How many lines of the entries below include the word "nullptr"? Answer with the number alone.

Saved entries
——

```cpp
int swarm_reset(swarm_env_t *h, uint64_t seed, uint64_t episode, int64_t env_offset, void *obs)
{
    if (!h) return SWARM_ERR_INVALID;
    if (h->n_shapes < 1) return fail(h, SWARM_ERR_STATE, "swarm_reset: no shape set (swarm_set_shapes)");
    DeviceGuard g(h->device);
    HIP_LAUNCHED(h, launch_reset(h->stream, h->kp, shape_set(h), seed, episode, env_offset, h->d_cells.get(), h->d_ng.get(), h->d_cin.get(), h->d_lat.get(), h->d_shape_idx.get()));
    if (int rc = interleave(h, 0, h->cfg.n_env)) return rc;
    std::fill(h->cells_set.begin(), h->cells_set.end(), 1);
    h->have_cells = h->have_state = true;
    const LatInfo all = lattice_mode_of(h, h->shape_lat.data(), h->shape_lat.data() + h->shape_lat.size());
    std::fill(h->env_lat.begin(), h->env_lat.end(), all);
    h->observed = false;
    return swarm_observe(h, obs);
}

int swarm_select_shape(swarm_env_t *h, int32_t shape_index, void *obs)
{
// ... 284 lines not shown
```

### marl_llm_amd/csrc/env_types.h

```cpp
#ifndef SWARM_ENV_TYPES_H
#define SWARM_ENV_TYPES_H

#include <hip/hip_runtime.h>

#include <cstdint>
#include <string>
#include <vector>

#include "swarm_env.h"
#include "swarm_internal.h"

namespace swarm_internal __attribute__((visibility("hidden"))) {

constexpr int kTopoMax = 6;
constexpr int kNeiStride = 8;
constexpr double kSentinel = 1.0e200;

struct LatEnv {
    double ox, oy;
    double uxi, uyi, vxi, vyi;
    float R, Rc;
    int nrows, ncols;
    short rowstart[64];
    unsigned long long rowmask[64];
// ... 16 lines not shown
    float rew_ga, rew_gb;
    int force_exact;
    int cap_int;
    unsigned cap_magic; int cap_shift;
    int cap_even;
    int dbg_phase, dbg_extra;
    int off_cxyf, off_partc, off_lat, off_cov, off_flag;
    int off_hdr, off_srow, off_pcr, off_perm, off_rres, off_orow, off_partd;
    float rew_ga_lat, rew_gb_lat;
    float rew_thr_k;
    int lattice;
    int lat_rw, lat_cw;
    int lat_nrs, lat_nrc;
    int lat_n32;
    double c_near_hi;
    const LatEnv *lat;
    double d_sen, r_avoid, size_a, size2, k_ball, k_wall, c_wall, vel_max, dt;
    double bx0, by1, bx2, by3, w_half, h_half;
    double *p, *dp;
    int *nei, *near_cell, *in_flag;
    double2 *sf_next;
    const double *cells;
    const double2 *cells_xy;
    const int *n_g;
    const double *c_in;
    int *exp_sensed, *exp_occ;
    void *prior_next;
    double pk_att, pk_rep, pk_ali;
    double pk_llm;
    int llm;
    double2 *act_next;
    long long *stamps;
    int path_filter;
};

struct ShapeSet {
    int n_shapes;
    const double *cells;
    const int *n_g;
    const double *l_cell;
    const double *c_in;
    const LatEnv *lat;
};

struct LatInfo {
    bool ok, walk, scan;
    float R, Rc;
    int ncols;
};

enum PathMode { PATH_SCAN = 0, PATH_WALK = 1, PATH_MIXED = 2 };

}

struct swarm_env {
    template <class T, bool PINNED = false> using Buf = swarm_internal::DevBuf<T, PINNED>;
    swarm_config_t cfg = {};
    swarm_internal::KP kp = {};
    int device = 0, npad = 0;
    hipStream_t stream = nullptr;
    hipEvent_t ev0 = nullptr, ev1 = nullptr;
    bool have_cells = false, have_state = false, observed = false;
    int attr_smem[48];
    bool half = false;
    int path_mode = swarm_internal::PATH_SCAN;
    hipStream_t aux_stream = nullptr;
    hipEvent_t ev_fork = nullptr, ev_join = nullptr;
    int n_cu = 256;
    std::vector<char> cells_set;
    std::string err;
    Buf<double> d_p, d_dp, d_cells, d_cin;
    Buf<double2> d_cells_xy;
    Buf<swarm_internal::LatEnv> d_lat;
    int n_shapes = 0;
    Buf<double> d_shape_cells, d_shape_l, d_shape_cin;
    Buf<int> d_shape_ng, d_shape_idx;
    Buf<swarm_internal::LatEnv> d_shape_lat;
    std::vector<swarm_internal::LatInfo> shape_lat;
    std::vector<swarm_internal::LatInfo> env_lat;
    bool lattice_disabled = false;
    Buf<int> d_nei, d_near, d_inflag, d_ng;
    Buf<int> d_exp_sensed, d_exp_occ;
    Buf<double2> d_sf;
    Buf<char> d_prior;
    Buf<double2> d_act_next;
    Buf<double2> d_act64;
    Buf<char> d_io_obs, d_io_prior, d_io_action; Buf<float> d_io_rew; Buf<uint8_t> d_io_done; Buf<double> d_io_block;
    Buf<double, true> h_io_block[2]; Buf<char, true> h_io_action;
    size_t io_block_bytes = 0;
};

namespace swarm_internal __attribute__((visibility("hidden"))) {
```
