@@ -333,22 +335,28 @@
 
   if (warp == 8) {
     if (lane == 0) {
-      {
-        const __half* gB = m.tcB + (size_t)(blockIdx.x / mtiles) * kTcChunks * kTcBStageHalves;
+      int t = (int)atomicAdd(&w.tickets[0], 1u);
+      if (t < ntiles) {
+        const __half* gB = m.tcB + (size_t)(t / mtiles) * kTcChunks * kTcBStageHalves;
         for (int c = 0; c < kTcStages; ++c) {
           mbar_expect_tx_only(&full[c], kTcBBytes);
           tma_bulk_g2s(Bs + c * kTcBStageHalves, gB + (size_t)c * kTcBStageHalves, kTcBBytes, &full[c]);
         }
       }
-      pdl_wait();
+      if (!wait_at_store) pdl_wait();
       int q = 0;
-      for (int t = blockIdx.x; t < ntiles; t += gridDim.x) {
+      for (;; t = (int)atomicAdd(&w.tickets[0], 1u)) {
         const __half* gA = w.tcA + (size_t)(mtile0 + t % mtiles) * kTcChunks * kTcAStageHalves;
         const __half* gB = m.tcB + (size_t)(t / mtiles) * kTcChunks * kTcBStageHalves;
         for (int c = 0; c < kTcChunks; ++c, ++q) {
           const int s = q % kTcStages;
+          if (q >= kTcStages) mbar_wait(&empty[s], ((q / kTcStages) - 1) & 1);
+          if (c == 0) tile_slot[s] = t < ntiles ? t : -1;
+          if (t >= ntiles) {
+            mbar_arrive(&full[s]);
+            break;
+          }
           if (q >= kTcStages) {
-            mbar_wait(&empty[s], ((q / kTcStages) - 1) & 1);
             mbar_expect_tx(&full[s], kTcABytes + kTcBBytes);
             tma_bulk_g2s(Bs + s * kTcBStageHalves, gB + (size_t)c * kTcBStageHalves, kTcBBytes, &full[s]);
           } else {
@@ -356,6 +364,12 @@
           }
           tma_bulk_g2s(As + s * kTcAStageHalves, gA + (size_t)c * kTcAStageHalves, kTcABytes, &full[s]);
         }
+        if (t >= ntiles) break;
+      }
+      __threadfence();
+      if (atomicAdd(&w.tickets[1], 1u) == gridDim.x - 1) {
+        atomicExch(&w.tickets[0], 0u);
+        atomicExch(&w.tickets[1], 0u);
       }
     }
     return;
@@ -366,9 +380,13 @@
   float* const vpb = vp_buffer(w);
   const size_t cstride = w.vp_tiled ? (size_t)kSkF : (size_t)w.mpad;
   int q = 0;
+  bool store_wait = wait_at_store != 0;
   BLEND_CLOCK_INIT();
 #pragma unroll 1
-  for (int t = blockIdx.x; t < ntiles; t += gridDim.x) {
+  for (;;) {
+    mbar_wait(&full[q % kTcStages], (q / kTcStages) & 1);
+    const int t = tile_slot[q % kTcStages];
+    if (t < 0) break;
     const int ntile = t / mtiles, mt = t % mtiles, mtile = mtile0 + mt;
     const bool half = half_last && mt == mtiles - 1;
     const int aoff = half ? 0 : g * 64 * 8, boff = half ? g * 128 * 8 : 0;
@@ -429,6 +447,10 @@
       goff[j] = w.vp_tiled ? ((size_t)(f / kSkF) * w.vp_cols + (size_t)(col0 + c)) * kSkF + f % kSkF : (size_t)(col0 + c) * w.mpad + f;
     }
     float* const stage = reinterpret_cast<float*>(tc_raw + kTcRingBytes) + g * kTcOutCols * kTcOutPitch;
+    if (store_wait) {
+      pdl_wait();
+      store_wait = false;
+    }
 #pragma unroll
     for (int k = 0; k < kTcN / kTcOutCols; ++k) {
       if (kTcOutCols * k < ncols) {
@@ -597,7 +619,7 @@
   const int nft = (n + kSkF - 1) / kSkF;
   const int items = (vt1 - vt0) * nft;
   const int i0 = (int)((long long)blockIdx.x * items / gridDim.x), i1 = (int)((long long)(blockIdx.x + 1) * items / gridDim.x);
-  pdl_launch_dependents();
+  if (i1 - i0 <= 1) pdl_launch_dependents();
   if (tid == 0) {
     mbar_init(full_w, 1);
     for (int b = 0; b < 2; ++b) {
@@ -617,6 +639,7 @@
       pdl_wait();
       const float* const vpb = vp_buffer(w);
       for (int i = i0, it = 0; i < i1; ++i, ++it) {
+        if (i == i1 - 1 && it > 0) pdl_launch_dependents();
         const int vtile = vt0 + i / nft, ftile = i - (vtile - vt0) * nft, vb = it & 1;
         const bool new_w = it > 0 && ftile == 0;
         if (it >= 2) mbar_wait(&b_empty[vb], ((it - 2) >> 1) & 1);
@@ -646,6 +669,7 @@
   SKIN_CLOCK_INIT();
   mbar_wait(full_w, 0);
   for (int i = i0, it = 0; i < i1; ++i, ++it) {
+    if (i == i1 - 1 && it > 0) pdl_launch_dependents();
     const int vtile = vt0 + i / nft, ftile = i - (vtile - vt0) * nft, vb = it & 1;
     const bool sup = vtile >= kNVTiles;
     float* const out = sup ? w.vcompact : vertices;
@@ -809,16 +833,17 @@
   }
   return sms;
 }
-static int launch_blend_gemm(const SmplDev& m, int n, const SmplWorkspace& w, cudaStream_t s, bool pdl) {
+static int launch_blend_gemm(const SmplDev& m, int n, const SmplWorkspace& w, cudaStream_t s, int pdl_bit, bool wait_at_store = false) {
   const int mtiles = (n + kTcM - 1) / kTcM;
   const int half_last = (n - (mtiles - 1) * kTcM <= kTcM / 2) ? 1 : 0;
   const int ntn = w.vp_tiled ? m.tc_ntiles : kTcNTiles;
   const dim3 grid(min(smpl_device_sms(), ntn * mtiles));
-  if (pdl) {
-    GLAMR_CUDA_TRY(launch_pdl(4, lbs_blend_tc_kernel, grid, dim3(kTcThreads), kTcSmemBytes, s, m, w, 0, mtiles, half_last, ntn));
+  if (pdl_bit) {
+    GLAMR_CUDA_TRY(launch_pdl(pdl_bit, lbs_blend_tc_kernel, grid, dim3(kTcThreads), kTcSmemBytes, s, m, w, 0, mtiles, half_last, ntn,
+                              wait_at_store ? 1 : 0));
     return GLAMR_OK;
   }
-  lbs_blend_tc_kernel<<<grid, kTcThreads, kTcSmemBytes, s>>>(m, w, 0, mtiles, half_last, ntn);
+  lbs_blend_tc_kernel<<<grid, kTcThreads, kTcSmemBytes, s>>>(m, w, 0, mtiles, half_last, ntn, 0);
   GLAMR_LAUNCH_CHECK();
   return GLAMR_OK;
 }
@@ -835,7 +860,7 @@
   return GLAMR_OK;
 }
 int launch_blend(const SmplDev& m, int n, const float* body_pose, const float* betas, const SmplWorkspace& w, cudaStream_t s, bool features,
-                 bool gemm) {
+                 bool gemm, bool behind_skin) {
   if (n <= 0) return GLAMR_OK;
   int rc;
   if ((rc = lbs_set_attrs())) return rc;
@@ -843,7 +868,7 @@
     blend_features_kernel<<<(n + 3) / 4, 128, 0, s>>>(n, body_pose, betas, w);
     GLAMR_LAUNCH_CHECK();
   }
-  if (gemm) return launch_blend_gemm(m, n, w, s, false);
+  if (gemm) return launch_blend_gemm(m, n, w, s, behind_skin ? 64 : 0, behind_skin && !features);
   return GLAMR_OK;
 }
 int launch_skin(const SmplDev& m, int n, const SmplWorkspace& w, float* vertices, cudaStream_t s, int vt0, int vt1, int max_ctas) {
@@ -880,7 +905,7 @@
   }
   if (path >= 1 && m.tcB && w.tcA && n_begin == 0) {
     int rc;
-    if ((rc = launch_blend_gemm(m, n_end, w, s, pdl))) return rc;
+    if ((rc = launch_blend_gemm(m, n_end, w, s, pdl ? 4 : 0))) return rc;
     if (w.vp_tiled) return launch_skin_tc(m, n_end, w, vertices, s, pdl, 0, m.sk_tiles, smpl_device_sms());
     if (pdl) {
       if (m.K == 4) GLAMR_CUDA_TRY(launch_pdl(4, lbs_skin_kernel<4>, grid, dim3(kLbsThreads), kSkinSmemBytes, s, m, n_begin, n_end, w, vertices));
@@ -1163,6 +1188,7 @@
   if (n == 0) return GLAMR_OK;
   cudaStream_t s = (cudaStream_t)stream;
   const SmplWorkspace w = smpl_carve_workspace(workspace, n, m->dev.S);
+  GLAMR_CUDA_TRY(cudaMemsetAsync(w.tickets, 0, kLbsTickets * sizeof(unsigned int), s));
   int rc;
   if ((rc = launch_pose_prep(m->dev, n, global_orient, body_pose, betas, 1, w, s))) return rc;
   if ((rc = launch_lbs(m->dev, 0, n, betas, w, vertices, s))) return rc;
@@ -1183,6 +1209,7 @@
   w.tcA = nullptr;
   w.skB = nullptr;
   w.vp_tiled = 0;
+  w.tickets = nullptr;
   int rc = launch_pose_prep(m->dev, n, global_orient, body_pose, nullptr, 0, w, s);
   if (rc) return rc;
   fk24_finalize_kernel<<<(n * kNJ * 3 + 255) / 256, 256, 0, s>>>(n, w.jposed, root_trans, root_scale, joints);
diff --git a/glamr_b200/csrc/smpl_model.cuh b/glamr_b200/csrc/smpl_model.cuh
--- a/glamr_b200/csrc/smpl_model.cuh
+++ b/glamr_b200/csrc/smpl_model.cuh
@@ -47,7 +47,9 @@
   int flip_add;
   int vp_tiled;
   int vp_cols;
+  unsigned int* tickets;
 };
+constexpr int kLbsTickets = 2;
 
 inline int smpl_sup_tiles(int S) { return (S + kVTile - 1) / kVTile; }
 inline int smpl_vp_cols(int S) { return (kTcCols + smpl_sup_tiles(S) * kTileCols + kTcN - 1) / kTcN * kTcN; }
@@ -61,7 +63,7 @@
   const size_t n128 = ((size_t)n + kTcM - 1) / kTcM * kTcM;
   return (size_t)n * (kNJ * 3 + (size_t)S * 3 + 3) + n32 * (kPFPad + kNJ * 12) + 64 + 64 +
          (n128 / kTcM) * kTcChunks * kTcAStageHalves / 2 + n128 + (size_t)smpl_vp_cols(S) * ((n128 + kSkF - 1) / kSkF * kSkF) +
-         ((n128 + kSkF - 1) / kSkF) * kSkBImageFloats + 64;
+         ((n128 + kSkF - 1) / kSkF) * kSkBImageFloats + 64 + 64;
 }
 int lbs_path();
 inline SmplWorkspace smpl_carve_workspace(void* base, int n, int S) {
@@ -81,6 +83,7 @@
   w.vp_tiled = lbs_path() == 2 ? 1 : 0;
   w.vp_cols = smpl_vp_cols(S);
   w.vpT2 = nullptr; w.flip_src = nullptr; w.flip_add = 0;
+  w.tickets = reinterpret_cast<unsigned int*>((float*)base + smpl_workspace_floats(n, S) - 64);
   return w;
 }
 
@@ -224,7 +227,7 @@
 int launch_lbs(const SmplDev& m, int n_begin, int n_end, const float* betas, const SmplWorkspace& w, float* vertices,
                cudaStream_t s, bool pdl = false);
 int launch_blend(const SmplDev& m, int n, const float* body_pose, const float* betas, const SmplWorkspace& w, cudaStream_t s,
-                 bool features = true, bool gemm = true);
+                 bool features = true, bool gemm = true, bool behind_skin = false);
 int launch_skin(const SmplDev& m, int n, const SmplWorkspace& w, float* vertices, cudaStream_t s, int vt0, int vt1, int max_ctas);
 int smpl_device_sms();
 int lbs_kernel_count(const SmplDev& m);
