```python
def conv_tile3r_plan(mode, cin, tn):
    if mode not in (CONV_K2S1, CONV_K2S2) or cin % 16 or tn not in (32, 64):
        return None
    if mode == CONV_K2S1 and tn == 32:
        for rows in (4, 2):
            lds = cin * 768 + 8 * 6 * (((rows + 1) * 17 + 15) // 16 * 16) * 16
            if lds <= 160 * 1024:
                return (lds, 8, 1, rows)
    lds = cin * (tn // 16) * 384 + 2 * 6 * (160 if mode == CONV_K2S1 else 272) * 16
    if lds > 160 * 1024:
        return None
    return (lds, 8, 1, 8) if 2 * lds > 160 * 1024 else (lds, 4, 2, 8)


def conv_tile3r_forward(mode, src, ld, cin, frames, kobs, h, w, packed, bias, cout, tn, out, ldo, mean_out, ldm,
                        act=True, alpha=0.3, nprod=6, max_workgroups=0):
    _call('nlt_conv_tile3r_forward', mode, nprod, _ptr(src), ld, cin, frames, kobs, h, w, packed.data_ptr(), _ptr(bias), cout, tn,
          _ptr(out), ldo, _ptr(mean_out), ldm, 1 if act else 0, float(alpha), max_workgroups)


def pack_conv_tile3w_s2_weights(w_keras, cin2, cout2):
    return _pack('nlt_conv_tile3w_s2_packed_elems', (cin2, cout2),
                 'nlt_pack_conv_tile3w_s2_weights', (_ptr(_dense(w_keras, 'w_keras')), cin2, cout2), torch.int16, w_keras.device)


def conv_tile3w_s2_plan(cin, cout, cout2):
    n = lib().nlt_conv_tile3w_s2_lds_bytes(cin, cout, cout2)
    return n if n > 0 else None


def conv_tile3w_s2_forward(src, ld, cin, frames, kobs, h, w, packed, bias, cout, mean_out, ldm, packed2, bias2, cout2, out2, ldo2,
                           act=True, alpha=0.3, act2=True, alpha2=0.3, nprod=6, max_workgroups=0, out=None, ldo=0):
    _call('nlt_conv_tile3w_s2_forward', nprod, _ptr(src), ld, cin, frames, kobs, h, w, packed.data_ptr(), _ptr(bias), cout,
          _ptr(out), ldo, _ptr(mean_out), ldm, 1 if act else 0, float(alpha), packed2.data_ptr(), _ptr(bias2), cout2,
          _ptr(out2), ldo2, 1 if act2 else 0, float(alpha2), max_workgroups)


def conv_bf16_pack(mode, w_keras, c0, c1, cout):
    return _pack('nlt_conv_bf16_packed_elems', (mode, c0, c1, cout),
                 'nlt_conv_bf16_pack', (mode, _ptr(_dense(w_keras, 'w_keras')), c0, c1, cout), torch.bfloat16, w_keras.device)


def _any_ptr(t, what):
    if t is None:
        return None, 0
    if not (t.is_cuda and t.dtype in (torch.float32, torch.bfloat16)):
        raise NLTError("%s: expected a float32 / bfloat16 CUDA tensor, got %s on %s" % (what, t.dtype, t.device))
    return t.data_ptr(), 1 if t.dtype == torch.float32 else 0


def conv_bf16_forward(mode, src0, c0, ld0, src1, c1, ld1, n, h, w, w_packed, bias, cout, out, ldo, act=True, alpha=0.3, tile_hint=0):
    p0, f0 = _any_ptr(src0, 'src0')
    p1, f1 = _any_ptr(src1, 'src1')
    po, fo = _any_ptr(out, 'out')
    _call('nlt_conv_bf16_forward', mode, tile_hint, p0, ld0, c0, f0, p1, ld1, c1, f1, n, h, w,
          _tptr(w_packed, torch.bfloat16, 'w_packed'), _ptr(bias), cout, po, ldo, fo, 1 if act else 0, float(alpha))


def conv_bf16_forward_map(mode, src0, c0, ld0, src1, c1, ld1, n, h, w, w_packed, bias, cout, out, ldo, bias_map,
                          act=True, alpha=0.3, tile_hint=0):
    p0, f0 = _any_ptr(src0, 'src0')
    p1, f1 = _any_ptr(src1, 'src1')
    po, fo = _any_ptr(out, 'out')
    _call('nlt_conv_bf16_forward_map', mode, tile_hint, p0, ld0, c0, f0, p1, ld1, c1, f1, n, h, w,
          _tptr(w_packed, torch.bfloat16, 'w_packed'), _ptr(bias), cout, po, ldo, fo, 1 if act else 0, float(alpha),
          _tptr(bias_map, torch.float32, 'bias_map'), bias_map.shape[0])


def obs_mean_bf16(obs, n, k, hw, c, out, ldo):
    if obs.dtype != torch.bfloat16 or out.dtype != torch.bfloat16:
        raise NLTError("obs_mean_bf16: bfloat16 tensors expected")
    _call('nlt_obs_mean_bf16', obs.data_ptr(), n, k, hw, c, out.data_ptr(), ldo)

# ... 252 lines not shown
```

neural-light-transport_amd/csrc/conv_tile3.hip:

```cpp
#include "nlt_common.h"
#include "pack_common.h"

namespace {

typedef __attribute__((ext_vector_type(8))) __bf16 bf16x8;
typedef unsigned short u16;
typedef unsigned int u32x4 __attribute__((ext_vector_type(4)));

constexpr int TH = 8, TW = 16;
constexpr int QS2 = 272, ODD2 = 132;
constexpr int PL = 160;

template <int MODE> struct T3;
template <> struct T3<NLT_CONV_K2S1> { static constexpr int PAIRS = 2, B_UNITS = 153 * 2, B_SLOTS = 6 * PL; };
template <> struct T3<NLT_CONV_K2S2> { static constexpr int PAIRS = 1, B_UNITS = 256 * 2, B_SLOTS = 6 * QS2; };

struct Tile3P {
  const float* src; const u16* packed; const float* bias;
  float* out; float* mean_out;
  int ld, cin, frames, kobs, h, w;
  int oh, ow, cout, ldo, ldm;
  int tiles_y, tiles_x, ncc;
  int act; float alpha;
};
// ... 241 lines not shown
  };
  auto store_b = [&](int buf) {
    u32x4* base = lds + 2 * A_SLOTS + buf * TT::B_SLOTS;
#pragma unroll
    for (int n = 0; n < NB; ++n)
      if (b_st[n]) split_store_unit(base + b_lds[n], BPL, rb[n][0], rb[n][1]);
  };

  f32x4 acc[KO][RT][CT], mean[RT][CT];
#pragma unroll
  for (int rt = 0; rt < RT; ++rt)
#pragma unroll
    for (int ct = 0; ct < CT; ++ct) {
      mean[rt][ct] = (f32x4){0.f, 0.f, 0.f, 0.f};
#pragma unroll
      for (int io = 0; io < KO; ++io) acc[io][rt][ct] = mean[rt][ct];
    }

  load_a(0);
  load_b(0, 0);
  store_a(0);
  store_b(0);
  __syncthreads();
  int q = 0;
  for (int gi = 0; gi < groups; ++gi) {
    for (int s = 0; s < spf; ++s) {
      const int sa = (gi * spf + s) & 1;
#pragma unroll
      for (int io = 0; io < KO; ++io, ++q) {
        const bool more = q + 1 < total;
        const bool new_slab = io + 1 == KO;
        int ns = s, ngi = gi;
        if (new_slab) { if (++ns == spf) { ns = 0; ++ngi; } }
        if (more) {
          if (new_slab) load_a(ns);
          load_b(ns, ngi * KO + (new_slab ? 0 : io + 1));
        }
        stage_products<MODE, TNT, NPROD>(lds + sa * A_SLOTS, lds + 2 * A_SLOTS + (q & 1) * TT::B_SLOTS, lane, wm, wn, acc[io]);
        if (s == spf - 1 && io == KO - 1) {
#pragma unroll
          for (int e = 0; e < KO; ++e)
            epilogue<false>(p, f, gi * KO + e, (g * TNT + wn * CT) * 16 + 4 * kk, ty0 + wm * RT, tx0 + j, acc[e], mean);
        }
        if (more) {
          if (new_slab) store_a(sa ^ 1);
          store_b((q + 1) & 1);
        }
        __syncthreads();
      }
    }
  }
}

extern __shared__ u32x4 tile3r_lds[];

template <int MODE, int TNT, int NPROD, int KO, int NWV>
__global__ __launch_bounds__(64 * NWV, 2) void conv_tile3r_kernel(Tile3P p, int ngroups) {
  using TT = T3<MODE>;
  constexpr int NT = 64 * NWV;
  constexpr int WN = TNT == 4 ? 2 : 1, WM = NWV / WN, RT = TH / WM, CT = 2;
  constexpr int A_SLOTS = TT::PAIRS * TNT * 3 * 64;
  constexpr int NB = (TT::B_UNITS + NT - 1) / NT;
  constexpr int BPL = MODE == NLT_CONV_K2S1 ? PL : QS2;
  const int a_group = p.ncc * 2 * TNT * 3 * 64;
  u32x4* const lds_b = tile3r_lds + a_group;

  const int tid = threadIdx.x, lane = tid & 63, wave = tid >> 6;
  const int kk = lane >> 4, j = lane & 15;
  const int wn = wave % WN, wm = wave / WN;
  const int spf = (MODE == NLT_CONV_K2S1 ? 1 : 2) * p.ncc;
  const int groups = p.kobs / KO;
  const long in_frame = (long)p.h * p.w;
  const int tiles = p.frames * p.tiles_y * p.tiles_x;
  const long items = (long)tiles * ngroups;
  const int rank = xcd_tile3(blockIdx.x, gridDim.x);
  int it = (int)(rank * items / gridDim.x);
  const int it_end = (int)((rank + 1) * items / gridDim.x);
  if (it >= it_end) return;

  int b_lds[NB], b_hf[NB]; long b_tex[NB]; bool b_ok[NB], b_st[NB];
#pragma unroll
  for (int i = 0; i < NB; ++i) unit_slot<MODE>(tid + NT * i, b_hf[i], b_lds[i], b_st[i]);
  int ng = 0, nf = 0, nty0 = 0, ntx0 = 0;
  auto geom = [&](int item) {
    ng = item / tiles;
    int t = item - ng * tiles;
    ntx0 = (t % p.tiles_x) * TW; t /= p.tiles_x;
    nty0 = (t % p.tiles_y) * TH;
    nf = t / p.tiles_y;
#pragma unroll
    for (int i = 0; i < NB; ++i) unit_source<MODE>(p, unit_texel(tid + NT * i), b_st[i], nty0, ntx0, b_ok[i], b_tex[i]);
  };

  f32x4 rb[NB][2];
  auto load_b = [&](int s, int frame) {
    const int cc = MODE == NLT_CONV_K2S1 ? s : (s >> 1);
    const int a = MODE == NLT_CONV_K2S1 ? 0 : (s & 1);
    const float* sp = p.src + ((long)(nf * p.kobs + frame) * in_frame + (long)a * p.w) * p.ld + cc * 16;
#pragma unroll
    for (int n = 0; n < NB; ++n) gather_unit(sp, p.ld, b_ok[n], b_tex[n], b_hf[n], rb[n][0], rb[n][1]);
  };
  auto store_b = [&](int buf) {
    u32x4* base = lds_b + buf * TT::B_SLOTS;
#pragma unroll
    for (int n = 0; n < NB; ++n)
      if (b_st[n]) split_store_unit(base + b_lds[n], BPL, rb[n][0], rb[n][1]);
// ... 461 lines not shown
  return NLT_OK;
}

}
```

——

● **Answer space**
9